*** Listed entries ***

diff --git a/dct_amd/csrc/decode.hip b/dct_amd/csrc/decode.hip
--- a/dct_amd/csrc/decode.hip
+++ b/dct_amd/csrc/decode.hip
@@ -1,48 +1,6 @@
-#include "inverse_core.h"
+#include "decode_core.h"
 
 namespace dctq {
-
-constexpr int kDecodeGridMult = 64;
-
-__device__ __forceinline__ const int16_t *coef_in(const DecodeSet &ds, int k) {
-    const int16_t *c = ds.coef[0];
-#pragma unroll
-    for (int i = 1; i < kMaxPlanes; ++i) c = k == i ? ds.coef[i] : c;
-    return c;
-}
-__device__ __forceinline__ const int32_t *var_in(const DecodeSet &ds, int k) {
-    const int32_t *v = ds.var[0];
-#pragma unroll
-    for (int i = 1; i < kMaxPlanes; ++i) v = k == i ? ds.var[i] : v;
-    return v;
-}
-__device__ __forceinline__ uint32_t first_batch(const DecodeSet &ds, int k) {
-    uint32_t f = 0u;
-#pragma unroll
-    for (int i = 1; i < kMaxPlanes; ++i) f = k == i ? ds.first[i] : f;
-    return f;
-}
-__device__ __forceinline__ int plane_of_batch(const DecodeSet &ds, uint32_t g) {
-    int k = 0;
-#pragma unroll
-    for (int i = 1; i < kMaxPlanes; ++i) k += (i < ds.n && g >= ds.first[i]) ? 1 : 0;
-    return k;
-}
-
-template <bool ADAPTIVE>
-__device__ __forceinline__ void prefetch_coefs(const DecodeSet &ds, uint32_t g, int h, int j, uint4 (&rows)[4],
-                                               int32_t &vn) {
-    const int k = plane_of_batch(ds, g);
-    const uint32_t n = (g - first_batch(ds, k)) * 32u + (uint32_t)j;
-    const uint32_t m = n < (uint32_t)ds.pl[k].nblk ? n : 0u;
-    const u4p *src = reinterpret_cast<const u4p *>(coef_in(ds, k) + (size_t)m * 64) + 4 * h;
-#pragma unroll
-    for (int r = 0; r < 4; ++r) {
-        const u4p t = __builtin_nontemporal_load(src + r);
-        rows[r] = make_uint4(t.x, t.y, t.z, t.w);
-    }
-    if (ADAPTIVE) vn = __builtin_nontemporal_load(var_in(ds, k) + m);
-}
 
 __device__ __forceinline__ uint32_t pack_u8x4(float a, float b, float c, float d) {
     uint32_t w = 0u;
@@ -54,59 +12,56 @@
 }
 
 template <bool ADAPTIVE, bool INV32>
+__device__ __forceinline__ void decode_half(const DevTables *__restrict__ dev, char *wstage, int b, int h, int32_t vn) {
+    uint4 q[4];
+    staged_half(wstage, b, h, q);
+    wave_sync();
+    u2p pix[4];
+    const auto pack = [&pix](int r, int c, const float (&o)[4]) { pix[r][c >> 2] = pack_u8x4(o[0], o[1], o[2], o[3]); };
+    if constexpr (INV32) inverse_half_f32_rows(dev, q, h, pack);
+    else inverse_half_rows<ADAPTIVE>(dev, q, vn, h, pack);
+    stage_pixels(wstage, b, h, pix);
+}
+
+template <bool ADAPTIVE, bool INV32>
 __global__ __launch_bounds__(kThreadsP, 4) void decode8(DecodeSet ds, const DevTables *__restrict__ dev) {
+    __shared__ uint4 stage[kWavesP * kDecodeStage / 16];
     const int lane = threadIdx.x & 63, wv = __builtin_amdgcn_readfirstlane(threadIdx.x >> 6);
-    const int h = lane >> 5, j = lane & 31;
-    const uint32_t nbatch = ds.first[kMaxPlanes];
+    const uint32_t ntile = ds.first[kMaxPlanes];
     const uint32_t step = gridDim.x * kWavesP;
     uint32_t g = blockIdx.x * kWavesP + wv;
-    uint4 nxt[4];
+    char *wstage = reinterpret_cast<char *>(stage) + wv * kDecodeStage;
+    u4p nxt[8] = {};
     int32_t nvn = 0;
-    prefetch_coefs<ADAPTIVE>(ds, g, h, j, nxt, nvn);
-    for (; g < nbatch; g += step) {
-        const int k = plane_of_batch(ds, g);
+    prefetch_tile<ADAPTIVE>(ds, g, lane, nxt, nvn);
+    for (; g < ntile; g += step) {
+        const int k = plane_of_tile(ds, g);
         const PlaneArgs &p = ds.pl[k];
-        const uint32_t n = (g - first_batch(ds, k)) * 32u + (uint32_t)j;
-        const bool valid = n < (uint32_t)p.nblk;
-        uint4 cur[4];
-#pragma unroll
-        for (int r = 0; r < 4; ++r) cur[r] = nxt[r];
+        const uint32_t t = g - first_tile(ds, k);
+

*** End of Listed entries ***

#### Your objective
Return each line of the data exactly as written above.

#### Written answer
diff --git a/dct_amd/csrc/decode.hip b/dct_amd/csrc/decode.hip
--- a/dct_amd/csrc/decode.hip
+++ b/dct_amd/csrc/decode.hip
@@ -1,48 +1,6 @@
-#include "inverse_core.h"
+#include "decode_core.h"
 
 namespace dctq {
-
-constexpr int kDecodeGridMult = 64;
-
-__device__ __forceinline__ const int16_t *coef_in(const DecodeSet &ds, int k) {
-    const int16_t *c = ds.coef[0];
-#pragma unroll
-    for (int i = 1; i < kMaxPlanes; ++i) c = k == i ? ds.coef[i] : c;
-    return c;
-}
-__device__ __forceinline__ const int32_t *var_in(const DecodeSet &ds, int k) {
-    const int32_t *v = ds.var[0];
-#pragma unroll
-    for (int i = 1; i < kMaxPlanes; ++i) v = k == i ? ds.var[i] : v;
-    return v;
-}
-__device__ __forceinline__ uint32_t first_batch(const DecodeSet &ds, int k) {
-    uint32_t f = 0u;
-#pragma unroll
-    for (int i = 1; i < kMaxPlanes; ++i) f = k == i ? ds.first[i] : f;
-    return f;
-}
-__device__ __forceinline__ int plane_of_batch(const DecodeSet &ds, uint32_t g) {
-    int k = 0;
-#pragma unroll
-    for (int i = 1; i < kMaxPlanes; ++i) k += (i < ds.n && g >= ds.first[i]) ? 1 : 0;
-    return k;
-}
-
-template <bool ADAPTIVE>
-__device__ __forceinline__ void prefetch_coefs(const DecodeSet &ds, uint32_t g, int h, int j, uint4 (&rows)[4],
-                                               int32_t &vn) {
-    const int k = plane_of_batch(ds, g);
-    const uint32_t n = (g - first_batch(ds, k)) * 32u + (uint32_t)j;
-    const uint32_t m = n < (uint32_t)ds.pl[k].nblk ? n : 0u;
-    const u4p *src = reinterpret_cast<const u4p *>(coef_in(ds, k) + (size_t)m * 64) + 4 * h;
-#pragma unroll
-    for (int r = 0; r < 4; ++r) {
-        const u4p t = __builtin_nontemporal_load(src + r);
-        rows[r] = make_uint4(t.x, t.y, t.z, t.w);
-    }
-    if (ADAPTIVE) vn = __builtin_nontemporal_load(var_in(ds, k) + m);
-}
 
 __device__ __forceinline__ uint32_t pack_u8x4(float a, float b, float c, float d) {
     uint32_t w = 0u;
@@ -54,59 +12,56 @@
 }
 
 template <bool ADAPTIVE, bool INV32>
+__device__ __forceinline__ void decode_half(const DevTables *__restrict__ dev, char *wstage, int b, int h, int32_t vn) {
+    uint4 q[4];
+    staged_half(wstage, b, h, q);
+    wave_sync();
+    u2p pix[4];
+    const auto pack = [&pix](int r, int c, const float (&o)[4]) { pix[r][c >> 2] = pack_u8x4(o[0], o[1], o[2], o[3]); };
+    if constexpr (INV32) inverse_half_f32_rows(dev, q, h, pack);
+    else inverse_half_rows<ADAPTIVE>(dev, q, vn, h, pack);
+    stage_pixels(wstage, b, h, pix);
+}
+
+template <bool ADAPTIVE, bool INV32>
 __global__ __launch_bounds__(kThreadsP, 4) void decode8(DecodeSet ds, const DevTables *__restrict__ dev) {
+    __shared__ uint4 stage[kWavesP * kDecodeStage / 16];
     const int lane = threadIdx.x & 63, wv = __builtin_amdgcn_readfirstlane(threadIdx.x >> 6);
-    const int h = lane >> 5, j = lane & 31;
-    const uint32_t nbatch = ds.first[kMaxPlanes];
+    const uint32_t ntile = ds.first[kMaxPlanes];
     const uint32_t step = gridDim.x * kWavesP;
     uint32_t g = blockIdx.x * kWavesP + wv;
-    uint4 nxt[4];
+    char *wstage = reinterpret_cast<char *>(stage) + wv * kDecodeStage;
+    u4p nxt[8] = {};
     int32_t nvn = 0;
-    prefetch_coefs<ADAPTIVE>(ds, g, h, j, nxt, nvn);
-    for (; g < nbatch; g += step) {
-        const int k = plane_of_batch(ds, g);
+    prefetch_tile<ADAPTIVE>(ds, g, lane, nxt, nvn);
+    for (; g < ntile; g += step) {
+        const int k = plane_of_tile(ds, g);
         const PlaneArgs &p = ds.pl[k];
-        const uint32_t n = (g - first_batch(ds, k)) * 32u + (uint32_t)j;
-        const bool valid = n < (uint32_t)p.nblk;
-        uint4 cur[4];
-#pragma unroll
-        for (int r = 0; r < 4; ++r) cur[r] = nxt[r];
+        const uint32_t t = g - first_tile(ds, k);
+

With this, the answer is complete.